TASK DESCRIPTION:
Output all of the entries exactly as they are given.

^^^^^^^^

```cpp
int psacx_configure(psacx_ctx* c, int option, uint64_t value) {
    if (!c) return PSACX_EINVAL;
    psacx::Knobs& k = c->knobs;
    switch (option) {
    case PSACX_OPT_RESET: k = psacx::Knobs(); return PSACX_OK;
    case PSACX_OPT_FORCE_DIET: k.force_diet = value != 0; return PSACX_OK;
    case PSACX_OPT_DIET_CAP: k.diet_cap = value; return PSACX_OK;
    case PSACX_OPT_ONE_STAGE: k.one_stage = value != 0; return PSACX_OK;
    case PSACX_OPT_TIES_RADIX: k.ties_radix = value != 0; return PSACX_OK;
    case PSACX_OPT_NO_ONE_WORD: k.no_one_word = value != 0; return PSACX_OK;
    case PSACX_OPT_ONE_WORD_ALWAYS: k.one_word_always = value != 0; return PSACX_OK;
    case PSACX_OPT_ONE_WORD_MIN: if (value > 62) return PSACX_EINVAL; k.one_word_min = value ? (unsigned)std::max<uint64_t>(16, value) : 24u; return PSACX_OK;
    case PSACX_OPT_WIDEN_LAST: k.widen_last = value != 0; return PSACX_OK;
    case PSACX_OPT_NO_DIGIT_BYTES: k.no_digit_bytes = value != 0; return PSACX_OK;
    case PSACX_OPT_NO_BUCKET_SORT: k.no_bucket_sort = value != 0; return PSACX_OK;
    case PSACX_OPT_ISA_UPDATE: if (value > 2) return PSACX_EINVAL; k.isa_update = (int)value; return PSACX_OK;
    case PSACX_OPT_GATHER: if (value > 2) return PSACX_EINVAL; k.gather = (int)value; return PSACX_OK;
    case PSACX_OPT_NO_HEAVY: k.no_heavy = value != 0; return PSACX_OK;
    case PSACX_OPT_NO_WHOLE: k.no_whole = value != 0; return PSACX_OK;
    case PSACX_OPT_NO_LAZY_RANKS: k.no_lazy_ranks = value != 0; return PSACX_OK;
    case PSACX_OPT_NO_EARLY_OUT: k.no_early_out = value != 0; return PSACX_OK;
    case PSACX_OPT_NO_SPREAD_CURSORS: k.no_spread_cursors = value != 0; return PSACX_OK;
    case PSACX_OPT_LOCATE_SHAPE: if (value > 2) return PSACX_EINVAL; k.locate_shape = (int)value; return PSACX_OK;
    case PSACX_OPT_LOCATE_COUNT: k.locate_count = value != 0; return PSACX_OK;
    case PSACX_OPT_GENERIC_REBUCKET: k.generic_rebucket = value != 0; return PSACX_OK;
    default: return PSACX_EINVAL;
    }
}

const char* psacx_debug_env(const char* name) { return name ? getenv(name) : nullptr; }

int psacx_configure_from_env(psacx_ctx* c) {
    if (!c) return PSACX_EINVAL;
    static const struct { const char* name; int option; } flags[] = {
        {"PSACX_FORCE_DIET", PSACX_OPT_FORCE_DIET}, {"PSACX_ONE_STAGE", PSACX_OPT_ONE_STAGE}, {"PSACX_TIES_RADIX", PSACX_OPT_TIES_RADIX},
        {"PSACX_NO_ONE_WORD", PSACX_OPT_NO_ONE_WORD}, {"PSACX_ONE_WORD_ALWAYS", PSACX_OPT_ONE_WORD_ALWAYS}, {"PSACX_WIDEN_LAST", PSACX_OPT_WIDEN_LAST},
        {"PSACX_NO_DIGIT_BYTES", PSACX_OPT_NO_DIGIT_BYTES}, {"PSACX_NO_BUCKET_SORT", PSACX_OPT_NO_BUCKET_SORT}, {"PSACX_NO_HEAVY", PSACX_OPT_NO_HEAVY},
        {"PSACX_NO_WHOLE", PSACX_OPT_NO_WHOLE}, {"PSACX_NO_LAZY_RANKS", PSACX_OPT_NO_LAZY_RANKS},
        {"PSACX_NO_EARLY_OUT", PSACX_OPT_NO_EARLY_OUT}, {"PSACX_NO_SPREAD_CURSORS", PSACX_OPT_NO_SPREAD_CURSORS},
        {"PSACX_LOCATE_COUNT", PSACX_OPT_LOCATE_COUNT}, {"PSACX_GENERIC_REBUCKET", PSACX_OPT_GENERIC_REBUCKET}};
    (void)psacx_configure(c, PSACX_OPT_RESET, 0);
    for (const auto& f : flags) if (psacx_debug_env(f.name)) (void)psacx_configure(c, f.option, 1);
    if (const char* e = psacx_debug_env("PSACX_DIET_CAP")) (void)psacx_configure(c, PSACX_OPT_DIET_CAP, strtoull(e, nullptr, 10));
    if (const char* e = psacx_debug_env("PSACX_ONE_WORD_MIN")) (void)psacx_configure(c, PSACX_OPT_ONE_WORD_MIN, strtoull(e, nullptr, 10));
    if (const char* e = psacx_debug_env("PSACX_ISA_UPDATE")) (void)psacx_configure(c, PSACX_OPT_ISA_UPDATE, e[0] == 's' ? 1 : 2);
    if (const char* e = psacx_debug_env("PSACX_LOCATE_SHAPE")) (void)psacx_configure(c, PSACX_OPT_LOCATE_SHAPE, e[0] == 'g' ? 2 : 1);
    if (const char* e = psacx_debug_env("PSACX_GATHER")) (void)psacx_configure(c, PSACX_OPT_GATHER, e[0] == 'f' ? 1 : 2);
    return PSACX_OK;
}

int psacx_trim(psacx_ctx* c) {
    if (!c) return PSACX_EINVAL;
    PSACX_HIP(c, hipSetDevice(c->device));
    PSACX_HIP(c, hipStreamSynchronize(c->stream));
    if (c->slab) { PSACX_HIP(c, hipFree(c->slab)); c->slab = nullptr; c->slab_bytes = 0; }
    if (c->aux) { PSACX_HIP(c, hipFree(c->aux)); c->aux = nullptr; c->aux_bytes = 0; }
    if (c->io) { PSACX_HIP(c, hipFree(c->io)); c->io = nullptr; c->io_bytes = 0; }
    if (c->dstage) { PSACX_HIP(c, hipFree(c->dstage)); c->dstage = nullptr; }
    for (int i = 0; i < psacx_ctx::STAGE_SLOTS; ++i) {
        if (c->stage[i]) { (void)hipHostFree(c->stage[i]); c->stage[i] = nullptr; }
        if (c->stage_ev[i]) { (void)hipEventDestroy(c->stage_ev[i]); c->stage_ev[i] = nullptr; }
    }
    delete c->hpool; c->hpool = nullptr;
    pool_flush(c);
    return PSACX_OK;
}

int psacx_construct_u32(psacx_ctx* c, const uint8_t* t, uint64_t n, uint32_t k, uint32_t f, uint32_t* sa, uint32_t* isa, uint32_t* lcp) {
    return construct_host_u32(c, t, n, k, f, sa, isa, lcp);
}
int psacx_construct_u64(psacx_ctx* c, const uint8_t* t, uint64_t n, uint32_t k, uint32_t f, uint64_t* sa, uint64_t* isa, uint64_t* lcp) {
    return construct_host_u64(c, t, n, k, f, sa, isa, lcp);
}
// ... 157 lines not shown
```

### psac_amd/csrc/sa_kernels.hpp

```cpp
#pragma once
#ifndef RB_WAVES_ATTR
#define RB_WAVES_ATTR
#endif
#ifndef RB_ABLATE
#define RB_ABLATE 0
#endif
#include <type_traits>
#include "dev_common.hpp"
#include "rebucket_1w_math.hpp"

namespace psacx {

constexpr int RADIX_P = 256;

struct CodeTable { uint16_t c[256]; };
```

^^^^^^^^

RESULT FOR THIS TASK:
```cpp
int psacx_configure(psacx_ctx* c, int option, uint64_t value) {
    if (!c) return PSACX_EINVAL;
    psacx::Knobs& k = c->knobs;
    switch (option) {
    case PSACX_OPT_RESET: k = psacx::Knobs(); return PSACX_OK;
    case PSACX_OPT_FORCE_DIET: k.force_diet = value != 0; return PSACX_OK;
    case PSACX_OPT_DIET_CAP: k.diet_cap = value; return PSACX_OK;
    case PSACX_OPT_ONE_STAGE: k.one_stage = value != 0; return PSACX_OK;
    case PSACX_OPT_TIES_RADIX: k.ties_radix = value != 0; return PSACX_OK;
    case PSACX_OPT_NO_ONE_WORD: k.no_one_word = value != 0; return PSACX_OK;
    case PSACX_OPT_ONE_WORD_ALWAYS: k.one_word_always = value != 0; return PSACX_OK;
    case PSACX_OPT_ONE_WORD_MIN: if (value > 62) return PSACX_EINVAL; k.one_word_min = value ? (unsigned)std::max<uint64_t>(16, value) : 24u; return PSACX_OK;
    case PSACX_OPT_WIDEN_LAST: k.widen_last = value != 0; return PSACX_OK;
    case PSACX_OPT_NO_DIGIT_BYTES: k.no_digit_bytes = value != 0; return PSACX_OK;
    case PSACX_OPT_NO_BUCKET_SORT: k.no_bucket_sort = value != 0; return PSACX_OK;
    case PSACX_OPT_ISA_UPDATE: if (value > 2) return PSACX_EINVAL; k.isa_update = (int)value; return PSACX_OK;
    case PSACX_OPT_GATHER: if (value > 2) return PSACX_EINVAL; k.gather = (int)value; return PSACX_OK;
    case PSACX_OPT_NO_HEAVY: k.no_heavy = value != 0; return PSACX_OK;
    case PSACX_OPT_NO_WHOLE: k.no_whole = value != 0; return PSACX_OK;
    case PSACX_OPT_NO_LAZY_RANKS: k.no_lazy_ranks = value != 0; return PSACX_OK;
    case PSACX_OPT_NO_EARLY_OUT: k.no_early_out = value != 0; return PSACX_OK;
    case PSACX_OPT_NO_SPREAD_CURSORS: k.no_spread_cursors = value != 0; return PSACX_OK;
    case PSACX_OPT_LOCATE_SHAPE: if (value > 2) return PSACX_EINVAL; k.locate_shape = (int)value; return PSACX_OK;
    case PSACX_OPT_LOCATE_COUNT: k.locate_count = value != 0; return PSACX_OK;
    case PSACX_OPT_GENERIC_REBUCKET: k.generic_rebucket = value != 0; return PSACX_OK;
    default: return PSACX_EINVAL;
    }
}

const char* psacx_debug_env(const char* name) { return name ? getenv(name) : nullptr; }

int psacx_configure_from_env(psacx_ctx* c) {
    if (!c) return PSACX_EINVAL;
    static const struct { const char* name; int option; } flags[] = {
        {"PSACX_FORCE_DIET", PSACX_OPT_FORCE_DIET}, {"PSACX_ONE_STAGE", PSACX_OPT_ONE_STAGE}, {"PSACX_TIES_RADIX", PSACX_OPT_TIES_RADIX},
        {"PSACX_NO_ONE_WORD", PSACX_OPT_NO_ONE_WORD}, {"PSACX_ONE_WORD_ALWAYS", PSACX_OPT_ONE_WORD_ALWAYS}, {"PSACX_WIDEN_LAST", PSACX_OPT_WIDEN_LAST},
        {"PSACX_NO_DIGIT_BYTES", PSACX_OPT_NO_DIGIT_BYTES}, {"PSACX_NO_BUCKET_SORT", PSACX_OPT_NO_BUCKET_SORT}, {"PSACX_NO_HEAVY", PSACX_OPT_NO_HEAVY},
        {"PSACX_NO_WHOLE", PSACX_OPT_NO_WHOLE}, {"PSACX_NO_LAZY_RANKS", PSACX_OPT_NO_LAZY_RANKS},
        {"PSACX_NO_EARLY_OUT", PSACX_OPT_NO_EARLY_OUT}, {"PSACX_NO_SPREAD_CURSORS", PSACX_OPT_NO_SPREAD_CURSORS},
        {"PSACX_LOCATE_COUNT", PSACX_OPT_LOCATE_COUNT}, {"PSACX_GENERIC_REBUCKET", PSACX_OPT_GENERIC_REBUCKET}};
    (void)psacx_configure(c, PSACX_OPT_RESET, 0);
    for (const auto& f : flags) if (psacx_debug_env(f.name)) (void)psacx_configure(c, f.option, 1);
    if (const char* e = psacx_debug_env("PSACX_DIET_CAP")) (void)psacx_configure(c, PSACX_OPT_DIET_CAP, strtoull(e, nullptr, 10));
    if (const char* e = psacx_debug_env("PSACX_ONE_WORD_MIN")) (void)psacx_configure(c, PSACX_OPT_ONE_WORD_MIN, strtoull(e, nullptr, 10));
    if (const char* e = psacx_debug_env("PSACX_ISA_UPDATE")) (void)psacx_configure(c, PSACX_OPT_ISA_UPDATE, e[0] == 's' ? 1 : 2);
    if (const char* e = psacx_debug_env("PSACX_LOCATE_SHAPE")) (void)psacx_configure(c, PSACX_OPT_LOCATE_SHAPE, e[0] == 'g' ? 2 : 1);
    if (const char* e = psacx_debug_env("PSACX_GATHER")) (void)psacx_configure(c, PSACX_OPT_GATHER, e[0] == 'f' ? 1 : 2);
    return PSACX_OK;
}

int psacx_trim(psacx_ctx* c) {
    if (!c) return PSACX_EINVAL;
    PSACX_HIP(c, hipSetDevice(c->device));
    PSACX_HIP(c, hipStreamSynchronize(c->stream));
    if (c->slab) { PSACX_HIP(c, hipFree(c->slab)); c->slab = nullptr; c->slab_bytes = 0; }
    if (c->aux) { PSACX_HIP(c, hipFree(c->aux)); c->aux = nullptr; c->aux_bytes = 0; }
    if (c->io) { PSACX_HIP(c, hipFree(c->io)); c->io = nullptr; c->io_bytes = 0; }
    if (c->dstage) { PSACX_HIP(c, hipFree(c->dstage)); c->dstage = nullptr; }
    for (int i = 0; i < psacx_ctx::STAGE_SLOTS; ++i) {
        if (c->stage[i]) { (void)hipHostFree(c->stage[i]); c->stage[i] = nullptr; }
        if (c->stage_ev[i]) { (void)hipEventDestroy(c->stage_ev[i]); c->stage_ev[i] = nullptr; }
    }
    delete c->hpool; c->hpool = nullptr;
    pool_flush(c);
    return PSACX_OK;
}

int psacx_construct_u32(psacx_ctx* c, const uint8_t* t, uint64_t n, uint32_t k, uint32_t f, uint32_t* sa, uint32_t* isa, uint32_t* lcp) {
    return construct_host_u32(c, t, n, k, f, sa, isa, lcp);
}
int psacx_construct_u64(psacx_ctx* c, const uint8_t* t, uint64_t n, uint32_t k, uint32_t f, uint64_t* sa, uint64_t* isa, uint64_t* lcp) {
    return construct_host_u64(c, t, n, k, f, sa, isa, lcp);
}
// ... 157 lines not shown
```

### psac_amd/csrc/sa_kernels.hpp

```cpp
#pragma once
#ifndef RB_WAVES_ATTR
#define RB_WAVES_ATTR
#endif
#ifndef RB_ABLATE
#define RB_ABLATE 0
#endif
#include <type_traits>
#include "dev_common.hpp"
#include "rebucket_1w_math.hpp"

namespace psacx {

constexpr int RADIX_P = 256;

struct CodeTable { uint16_t c[256]; };
```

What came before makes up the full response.